──────── Material provided ────────

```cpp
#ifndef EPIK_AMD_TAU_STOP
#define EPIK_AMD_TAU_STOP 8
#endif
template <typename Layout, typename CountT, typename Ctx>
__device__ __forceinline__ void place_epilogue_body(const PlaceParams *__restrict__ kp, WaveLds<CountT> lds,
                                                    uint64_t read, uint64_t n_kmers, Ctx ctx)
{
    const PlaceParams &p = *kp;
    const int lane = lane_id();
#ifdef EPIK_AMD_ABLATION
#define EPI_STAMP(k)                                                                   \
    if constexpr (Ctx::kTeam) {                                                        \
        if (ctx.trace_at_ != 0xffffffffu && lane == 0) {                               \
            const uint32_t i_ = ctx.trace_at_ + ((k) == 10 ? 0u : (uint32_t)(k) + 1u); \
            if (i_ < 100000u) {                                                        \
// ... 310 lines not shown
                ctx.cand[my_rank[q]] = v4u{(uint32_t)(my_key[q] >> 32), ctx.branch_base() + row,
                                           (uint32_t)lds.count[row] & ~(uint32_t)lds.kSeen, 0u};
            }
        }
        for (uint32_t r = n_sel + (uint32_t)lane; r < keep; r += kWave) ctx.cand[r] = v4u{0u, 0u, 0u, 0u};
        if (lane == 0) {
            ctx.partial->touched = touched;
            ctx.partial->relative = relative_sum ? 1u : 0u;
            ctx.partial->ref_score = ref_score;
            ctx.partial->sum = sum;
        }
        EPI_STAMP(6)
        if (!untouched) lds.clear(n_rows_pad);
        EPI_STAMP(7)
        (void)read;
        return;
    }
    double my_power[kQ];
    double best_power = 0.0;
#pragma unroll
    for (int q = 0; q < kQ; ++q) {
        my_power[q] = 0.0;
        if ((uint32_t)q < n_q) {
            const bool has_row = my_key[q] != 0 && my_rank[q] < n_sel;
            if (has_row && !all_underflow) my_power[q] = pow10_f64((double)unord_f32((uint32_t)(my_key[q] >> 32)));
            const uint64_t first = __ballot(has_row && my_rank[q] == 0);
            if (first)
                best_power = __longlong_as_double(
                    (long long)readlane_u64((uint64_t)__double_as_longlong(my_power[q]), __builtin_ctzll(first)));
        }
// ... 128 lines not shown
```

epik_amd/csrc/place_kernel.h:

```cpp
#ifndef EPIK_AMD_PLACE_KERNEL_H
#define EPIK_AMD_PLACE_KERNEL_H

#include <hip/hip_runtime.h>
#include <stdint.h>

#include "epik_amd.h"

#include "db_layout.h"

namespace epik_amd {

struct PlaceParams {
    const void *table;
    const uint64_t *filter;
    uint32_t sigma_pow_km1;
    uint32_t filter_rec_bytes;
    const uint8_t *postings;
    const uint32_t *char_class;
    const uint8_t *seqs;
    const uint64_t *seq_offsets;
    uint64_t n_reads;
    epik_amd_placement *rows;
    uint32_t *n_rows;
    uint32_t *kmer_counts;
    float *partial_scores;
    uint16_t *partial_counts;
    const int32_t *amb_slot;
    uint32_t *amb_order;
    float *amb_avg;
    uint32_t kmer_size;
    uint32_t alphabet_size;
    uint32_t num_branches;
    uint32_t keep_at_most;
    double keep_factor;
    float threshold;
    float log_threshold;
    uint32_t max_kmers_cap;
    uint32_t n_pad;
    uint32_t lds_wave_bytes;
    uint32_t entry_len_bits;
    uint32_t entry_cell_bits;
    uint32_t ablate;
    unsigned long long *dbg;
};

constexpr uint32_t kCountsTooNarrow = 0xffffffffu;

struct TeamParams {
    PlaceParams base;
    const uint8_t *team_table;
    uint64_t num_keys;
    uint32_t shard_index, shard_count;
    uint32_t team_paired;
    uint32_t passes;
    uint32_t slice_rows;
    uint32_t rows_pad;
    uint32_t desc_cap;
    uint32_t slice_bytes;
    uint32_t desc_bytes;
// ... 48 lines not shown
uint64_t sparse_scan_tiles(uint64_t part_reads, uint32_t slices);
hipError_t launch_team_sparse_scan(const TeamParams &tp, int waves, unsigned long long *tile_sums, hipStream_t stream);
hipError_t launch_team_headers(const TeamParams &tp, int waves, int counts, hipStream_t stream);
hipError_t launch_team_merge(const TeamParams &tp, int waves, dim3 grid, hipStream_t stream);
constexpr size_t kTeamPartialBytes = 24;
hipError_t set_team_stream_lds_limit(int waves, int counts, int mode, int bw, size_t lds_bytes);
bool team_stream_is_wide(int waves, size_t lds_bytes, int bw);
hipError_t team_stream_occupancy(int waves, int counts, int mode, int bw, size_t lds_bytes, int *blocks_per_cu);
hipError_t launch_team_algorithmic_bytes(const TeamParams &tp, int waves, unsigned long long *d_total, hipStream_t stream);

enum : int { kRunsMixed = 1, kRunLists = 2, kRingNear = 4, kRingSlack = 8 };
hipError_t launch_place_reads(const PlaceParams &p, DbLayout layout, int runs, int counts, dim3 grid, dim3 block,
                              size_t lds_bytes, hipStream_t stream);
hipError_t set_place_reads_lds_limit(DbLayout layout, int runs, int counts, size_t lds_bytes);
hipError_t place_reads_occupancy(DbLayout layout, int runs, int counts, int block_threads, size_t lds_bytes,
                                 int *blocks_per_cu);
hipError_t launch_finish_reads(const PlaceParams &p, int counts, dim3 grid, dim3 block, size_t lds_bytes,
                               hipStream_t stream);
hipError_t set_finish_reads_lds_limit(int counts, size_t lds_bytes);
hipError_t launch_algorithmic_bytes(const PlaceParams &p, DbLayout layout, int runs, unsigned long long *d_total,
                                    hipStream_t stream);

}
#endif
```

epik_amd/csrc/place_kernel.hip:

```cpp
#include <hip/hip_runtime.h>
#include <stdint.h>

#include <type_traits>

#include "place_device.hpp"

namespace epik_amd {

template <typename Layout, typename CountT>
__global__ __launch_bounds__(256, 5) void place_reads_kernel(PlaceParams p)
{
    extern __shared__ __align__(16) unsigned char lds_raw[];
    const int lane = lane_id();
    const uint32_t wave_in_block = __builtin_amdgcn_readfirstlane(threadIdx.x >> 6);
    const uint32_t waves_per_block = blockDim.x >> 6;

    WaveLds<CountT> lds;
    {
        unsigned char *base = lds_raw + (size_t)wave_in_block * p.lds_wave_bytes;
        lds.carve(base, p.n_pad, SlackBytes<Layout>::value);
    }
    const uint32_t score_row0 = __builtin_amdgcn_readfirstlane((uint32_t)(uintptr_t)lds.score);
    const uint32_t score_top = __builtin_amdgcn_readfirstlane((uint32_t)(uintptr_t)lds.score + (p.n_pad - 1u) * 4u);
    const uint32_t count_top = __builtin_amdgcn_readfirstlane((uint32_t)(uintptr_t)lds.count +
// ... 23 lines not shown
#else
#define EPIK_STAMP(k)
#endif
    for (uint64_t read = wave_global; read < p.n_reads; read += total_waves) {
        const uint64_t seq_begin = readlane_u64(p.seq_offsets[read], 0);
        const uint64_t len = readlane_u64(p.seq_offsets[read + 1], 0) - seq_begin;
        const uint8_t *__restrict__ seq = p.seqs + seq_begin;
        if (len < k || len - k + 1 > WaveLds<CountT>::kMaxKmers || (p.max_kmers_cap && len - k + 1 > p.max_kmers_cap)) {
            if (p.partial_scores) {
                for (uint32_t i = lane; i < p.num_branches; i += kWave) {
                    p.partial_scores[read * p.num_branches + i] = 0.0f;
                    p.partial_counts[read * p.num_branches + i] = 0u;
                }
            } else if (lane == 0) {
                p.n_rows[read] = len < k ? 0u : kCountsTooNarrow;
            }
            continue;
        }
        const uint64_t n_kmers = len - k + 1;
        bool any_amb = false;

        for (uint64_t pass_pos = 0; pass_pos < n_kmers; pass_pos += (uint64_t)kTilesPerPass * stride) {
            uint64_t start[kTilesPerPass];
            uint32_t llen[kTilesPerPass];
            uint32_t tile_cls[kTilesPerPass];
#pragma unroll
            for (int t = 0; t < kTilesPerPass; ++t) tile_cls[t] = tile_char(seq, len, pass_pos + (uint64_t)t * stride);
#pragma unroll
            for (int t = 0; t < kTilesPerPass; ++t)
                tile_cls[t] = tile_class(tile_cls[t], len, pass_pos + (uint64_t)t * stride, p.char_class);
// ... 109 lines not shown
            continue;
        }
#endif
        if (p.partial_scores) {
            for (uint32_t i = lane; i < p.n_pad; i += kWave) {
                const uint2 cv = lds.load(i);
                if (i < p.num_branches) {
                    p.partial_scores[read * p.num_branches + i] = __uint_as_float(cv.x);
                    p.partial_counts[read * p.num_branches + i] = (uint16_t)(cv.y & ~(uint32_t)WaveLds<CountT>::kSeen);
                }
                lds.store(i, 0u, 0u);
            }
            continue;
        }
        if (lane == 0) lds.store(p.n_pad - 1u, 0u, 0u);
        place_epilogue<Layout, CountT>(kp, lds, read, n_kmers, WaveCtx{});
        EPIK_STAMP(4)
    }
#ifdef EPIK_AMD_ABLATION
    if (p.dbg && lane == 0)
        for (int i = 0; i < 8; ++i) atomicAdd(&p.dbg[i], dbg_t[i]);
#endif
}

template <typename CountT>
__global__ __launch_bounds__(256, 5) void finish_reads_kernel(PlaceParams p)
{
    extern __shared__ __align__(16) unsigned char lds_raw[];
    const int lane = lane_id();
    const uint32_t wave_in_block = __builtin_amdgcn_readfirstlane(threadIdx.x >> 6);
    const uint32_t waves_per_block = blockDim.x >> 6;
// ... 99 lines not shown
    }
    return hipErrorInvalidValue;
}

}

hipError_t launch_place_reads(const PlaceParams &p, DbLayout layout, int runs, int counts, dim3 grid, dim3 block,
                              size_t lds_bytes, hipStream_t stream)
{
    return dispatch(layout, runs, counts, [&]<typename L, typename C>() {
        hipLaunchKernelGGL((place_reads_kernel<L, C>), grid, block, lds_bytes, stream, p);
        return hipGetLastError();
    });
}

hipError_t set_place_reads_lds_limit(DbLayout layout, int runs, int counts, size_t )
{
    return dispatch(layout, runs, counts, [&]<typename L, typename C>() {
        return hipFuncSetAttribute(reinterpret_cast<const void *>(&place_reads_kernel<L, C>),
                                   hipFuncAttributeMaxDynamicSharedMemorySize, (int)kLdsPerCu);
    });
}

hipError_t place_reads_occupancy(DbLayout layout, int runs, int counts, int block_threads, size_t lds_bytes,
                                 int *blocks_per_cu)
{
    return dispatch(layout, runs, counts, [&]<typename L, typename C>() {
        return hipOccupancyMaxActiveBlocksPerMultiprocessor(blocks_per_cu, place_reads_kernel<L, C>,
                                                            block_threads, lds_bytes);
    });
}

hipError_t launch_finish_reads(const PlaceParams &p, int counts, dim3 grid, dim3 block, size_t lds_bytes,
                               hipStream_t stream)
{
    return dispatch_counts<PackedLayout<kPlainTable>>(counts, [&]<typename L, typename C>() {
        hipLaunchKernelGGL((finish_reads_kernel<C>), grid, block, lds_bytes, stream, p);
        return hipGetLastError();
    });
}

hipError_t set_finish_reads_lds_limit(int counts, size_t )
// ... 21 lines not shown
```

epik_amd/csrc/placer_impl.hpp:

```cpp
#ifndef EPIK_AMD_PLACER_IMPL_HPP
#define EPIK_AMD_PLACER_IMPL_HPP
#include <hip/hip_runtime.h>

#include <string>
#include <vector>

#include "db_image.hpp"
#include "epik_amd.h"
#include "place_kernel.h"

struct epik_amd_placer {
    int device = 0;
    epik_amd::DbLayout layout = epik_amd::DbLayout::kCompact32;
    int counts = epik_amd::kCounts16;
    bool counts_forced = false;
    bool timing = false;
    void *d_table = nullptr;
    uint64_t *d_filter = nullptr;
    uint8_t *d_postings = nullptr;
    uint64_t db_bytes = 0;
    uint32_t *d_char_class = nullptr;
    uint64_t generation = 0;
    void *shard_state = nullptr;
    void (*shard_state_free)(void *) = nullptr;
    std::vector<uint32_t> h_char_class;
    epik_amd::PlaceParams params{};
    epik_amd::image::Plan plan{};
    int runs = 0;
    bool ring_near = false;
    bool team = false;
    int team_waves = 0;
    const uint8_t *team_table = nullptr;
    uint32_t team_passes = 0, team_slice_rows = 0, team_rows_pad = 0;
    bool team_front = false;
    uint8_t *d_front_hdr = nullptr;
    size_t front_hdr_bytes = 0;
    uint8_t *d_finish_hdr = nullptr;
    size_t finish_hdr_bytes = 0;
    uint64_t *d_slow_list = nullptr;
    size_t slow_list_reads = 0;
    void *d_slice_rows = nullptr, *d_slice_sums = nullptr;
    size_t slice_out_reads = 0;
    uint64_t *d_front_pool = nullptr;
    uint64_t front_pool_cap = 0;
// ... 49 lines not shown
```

────────

### Your instructions:
Find the string "kTilesPerPass" in the material above, and report every line where it occurs.

### Task output:
        for (uint64_t pass_pos = 0; pass_pos < n_kmers; pass_pos += (uint64_t)kTilesPerPass * stride) {
            uint64_t start[kTilesPerPass];
            uint32_t llen[kTilesPerPass];
            uint32_t tile_cls[kTilesPerPass];
            for (int t = 0; t < kTilesPerPass; ++t) tile_cls[t] = tile_char(seq, len, pass_pos + (uint64_t)t * stride);
            for (int t = 0; t < kTilesPerPass; ++t)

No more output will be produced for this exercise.